== Action item ==
Gather each line of the records where "hipMemcpyFromSymbol" appears.

─── Information provided

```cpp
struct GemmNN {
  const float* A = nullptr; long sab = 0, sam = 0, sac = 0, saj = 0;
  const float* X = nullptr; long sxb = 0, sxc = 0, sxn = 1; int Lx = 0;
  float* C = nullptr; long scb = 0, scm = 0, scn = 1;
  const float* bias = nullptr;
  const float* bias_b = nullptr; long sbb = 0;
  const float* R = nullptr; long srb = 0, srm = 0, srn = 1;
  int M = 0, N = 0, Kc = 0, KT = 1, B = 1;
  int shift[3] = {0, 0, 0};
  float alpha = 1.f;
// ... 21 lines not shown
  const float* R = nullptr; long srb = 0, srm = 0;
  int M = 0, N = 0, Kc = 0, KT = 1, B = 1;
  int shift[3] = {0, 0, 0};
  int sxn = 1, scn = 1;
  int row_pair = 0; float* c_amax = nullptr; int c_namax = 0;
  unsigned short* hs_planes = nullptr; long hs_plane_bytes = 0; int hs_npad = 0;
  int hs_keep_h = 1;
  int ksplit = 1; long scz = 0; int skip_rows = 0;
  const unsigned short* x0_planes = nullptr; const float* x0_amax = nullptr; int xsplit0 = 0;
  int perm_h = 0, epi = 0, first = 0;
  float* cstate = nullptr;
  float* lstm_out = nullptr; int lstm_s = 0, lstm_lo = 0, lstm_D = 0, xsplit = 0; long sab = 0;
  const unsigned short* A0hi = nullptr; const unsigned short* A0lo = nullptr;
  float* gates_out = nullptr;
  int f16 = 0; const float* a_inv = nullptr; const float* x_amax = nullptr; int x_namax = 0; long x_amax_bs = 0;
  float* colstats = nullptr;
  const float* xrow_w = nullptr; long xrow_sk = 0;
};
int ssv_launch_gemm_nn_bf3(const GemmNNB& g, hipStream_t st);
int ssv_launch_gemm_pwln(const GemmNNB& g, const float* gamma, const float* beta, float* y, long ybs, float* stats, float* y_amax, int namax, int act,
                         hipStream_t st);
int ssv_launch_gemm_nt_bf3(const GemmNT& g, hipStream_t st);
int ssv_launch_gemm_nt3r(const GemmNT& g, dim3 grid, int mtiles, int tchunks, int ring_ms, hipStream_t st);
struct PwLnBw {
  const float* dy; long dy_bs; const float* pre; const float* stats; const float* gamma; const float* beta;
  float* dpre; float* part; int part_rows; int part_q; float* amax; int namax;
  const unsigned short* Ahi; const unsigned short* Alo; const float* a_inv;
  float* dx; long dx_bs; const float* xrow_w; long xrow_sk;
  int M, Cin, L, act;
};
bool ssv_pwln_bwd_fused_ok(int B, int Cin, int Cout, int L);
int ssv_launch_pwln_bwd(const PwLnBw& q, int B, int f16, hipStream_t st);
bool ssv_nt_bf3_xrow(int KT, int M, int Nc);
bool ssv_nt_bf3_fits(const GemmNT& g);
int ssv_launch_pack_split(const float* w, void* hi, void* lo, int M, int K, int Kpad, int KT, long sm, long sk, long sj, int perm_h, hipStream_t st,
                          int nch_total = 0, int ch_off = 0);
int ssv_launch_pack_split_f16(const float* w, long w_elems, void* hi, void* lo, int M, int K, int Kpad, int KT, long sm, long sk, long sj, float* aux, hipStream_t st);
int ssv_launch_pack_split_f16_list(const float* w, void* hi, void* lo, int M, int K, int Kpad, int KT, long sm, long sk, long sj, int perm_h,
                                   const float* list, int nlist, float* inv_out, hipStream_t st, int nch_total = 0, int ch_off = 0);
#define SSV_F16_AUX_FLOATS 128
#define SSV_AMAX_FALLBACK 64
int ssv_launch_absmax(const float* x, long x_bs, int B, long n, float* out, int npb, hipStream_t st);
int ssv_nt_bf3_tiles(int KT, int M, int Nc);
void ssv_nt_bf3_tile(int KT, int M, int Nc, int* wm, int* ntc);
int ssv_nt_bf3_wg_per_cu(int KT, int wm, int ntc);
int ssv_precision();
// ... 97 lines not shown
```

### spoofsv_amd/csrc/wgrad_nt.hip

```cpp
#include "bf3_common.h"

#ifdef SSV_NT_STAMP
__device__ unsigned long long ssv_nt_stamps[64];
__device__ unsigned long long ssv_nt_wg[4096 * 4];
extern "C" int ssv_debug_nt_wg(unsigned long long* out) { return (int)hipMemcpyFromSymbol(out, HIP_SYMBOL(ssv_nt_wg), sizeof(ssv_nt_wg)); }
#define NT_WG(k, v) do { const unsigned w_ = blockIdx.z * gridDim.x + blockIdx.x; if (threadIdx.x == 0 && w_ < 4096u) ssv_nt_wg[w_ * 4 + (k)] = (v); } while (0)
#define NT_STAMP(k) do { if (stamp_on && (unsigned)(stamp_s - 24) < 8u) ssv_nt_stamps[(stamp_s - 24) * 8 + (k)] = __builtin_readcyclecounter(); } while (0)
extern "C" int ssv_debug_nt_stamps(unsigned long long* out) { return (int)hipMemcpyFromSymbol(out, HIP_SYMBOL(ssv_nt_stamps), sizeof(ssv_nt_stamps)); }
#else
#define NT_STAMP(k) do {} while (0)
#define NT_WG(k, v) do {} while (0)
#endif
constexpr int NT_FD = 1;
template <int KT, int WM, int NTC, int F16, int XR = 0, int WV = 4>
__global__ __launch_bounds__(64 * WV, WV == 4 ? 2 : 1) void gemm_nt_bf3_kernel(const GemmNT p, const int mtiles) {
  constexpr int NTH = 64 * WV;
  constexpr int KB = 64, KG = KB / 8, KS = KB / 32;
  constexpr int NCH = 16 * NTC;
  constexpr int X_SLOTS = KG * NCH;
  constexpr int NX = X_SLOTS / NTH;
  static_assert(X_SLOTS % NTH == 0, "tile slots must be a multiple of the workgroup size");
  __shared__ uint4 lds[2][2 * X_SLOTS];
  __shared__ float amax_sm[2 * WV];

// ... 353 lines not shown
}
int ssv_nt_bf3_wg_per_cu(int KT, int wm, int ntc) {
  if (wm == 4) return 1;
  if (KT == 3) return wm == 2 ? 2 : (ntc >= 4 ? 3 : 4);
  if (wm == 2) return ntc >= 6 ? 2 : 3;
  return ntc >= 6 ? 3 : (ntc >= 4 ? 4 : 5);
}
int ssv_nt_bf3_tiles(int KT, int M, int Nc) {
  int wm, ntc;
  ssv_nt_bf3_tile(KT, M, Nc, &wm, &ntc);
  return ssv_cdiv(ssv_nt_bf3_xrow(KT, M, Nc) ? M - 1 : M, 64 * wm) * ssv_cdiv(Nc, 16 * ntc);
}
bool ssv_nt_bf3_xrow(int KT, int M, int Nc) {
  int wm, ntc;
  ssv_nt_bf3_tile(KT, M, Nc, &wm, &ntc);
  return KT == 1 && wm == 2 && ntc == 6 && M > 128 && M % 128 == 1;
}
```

──────

== Answer for the task ==
extern "C" int ssv_debug_nt_wg(unsigned long long* out) { return (int)hipMemcpyFromSymbol(out, HIP_SYMBOL(ssv_nt_wg), sizeof(ssv_nt_wg)); }
extern "C" int ssv_debug_nt_stamps(unsigned long long* out) { return (int)hipMemcpyFromSymbol(out, HIP_SYMBOL(ssv_nt_stamps), sizeof(ssv_nt_stamps)); }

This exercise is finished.